=== WORK TO BE COMPLETED ===
Go through the material line by line and copy each one with the word "volatile".
"""
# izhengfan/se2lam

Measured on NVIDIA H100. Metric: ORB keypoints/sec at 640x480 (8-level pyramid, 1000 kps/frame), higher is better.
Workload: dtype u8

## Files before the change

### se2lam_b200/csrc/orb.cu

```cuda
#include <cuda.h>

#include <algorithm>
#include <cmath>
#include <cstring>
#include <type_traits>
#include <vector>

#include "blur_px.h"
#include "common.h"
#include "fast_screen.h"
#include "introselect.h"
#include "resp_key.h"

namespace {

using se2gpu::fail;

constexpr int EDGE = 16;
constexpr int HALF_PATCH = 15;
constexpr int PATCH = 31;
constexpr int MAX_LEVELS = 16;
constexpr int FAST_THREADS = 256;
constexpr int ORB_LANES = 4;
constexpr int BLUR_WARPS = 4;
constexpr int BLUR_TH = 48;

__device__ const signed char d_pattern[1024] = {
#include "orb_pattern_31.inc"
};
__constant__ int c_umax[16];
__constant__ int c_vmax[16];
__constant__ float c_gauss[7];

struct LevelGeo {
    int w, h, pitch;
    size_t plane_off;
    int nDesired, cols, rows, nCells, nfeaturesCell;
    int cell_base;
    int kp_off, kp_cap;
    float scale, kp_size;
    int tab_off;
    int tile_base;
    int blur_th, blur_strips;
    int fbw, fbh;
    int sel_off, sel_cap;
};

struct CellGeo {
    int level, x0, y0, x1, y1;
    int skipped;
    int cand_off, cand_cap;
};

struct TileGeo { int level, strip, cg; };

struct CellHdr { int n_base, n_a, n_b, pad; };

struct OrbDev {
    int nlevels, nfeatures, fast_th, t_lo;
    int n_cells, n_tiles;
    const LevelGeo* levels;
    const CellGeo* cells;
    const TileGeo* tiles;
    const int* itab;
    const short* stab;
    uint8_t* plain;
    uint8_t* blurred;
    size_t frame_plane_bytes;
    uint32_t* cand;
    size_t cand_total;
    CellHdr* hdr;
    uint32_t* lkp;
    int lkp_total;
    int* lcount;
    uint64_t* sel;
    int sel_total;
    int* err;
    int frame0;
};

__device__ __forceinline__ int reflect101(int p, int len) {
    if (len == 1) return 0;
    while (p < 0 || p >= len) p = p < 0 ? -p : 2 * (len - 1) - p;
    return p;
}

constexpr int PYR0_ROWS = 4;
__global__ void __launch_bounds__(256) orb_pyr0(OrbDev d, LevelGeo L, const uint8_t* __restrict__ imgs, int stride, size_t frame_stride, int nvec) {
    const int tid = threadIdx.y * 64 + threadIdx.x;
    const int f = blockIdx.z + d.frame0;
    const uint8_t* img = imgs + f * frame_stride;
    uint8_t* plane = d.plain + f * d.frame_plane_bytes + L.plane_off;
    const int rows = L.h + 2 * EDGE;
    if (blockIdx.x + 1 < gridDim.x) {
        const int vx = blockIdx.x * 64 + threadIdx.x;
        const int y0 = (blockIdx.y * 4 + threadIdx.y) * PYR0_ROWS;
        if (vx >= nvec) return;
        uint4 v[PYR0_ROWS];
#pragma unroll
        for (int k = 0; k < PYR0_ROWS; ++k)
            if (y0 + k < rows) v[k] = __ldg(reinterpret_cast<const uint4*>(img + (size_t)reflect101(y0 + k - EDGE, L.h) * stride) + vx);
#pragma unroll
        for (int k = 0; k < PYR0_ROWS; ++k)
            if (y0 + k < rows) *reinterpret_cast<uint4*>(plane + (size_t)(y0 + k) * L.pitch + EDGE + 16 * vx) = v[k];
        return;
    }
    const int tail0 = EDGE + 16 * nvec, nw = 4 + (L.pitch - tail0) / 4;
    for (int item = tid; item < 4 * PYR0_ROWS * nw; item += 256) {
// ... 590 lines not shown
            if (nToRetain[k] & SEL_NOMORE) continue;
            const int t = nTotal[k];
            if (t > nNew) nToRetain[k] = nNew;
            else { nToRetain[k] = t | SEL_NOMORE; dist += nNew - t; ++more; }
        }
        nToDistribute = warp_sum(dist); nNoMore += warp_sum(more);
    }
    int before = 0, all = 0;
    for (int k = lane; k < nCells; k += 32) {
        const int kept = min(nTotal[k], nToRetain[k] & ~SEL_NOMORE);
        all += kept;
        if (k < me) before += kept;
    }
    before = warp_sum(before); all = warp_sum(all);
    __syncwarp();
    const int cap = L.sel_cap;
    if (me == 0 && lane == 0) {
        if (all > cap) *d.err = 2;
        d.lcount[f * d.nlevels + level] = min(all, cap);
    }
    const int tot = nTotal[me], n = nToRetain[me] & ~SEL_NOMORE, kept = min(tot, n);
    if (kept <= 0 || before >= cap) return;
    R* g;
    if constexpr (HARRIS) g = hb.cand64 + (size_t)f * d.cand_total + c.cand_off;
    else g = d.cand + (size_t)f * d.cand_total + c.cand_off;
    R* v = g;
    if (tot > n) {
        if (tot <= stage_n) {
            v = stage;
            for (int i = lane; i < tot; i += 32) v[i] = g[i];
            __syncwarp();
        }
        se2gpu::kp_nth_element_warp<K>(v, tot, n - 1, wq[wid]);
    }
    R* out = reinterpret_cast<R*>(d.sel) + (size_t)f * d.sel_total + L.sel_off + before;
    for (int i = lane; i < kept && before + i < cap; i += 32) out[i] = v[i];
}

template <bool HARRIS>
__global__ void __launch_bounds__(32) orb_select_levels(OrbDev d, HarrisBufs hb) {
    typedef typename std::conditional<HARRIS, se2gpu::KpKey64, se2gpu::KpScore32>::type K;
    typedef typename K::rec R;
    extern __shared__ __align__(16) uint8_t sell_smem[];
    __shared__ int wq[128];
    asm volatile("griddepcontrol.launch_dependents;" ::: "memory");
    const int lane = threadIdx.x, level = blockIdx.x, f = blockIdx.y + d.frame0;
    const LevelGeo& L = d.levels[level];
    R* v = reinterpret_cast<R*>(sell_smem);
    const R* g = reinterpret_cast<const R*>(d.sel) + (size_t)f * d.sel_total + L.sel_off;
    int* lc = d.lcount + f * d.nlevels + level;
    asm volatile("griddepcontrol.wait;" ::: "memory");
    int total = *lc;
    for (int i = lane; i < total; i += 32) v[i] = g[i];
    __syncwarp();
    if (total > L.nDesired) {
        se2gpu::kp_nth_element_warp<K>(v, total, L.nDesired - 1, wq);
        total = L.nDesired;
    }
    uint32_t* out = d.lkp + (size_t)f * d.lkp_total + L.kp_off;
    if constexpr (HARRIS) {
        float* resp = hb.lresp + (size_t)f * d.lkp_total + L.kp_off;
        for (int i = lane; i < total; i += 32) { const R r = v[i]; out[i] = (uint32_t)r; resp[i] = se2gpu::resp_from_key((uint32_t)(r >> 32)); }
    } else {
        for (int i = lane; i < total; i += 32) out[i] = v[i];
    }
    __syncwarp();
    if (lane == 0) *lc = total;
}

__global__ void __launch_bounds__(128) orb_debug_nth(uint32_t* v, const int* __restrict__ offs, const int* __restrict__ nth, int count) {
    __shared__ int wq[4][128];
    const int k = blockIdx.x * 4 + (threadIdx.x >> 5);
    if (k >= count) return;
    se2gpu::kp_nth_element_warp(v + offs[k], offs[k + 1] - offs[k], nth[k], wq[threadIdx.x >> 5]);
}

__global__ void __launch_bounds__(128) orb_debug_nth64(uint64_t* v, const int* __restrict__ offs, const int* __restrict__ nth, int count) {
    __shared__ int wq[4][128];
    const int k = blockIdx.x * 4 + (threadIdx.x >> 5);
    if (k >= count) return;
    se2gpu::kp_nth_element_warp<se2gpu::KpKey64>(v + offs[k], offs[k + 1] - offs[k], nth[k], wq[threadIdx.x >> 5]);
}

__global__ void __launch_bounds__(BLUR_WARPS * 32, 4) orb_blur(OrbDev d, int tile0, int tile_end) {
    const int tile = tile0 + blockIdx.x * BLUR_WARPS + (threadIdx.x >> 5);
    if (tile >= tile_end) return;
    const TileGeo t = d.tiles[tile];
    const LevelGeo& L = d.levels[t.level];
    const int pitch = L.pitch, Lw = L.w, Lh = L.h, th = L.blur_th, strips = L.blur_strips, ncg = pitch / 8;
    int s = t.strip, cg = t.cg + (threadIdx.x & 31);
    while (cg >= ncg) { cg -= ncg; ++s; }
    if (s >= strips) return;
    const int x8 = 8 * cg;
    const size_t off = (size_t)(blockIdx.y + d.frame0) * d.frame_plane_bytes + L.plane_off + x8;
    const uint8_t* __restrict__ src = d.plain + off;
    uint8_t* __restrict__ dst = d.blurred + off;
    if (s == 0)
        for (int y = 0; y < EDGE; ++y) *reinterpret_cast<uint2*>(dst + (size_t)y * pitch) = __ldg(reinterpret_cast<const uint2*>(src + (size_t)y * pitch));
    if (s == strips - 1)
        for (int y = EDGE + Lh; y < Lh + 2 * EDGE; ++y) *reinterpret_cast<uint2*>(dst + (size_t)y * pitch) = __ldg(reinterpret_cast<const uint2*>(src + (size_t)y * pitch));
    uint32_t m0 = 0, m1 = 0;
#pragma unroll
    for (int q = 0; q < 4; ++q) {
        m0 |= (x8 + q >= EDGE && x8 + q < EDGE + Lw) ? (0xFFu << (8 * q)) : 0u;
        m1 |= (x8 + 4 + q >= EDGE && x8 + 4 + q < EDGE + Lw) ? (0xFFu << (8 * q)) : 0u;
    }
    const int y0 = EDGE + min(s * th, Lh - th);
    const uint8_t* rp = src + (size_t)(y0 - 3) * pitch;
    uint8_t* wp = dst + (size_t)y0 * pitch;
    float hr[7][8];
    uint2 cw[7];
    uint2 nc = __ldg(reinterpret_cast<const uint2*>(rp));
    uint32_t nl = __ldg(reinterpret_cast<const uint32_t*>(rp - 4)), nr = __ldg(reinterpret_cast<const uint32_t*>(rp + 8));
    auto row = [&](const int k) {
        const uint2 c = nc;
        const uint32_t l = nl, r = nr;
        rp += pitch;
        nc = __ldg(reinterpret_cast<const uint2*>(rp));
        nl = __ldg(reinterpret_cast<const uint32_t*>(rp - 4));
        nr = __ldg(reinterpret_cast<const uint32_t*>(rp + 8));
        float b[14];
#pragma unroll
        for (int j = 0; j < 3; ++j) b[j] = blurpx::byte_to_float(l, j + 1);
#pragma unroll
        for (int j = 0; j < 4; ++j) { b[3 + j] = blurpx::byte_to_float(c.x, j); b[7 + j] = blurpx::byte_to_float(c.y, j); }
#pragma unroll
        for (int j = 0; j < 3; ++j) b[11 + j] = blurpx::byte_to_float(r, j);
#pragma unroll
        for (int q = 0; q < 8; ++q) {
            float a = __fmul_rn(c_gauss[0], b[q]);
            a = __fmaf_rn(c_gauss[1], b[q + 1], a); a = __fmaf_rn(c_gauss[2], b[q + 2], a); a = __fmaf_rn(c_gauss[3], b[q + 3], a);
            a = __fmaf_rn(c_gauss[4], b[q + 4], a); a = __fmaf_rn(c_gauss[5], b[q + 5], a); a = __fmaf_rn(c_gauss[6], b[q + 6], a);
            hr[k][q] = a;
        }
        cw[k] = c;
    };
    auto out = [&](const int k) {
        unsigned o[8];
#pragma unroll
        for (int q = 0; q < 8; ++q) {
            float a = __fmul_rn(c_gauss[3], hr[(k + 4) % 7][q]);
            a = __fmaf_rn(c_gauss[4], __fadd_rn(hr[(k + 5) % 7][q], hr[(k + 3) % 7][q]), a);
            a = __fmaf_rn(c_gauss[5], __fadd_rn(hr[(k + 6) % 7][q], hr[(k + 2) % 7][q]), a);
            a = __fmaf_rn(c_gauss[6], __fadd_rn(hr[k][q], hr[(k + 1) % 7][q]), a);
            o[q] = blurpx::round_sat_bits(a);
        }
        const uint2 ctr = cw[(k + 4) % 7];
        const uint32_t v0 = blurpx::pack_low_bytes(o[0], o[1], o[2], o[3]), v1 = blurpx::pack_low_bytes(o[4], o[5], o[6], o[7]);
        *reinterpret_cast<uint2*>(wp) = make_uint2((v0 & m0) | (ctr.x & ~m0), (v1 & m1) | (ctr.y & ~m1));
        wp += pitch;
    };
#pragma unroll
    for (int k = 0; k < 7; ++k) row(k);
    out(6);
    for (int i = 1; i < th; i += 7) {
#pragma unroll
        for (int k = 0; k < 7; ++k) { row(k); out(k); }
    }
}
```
"""
=== ANSWER TO THE PROBLEM ===
    asm volatile("griddepcontrol.launch_dependents;" ::: "memory");
    asm volatile("griddepcontrol.wait;" ::: "memory");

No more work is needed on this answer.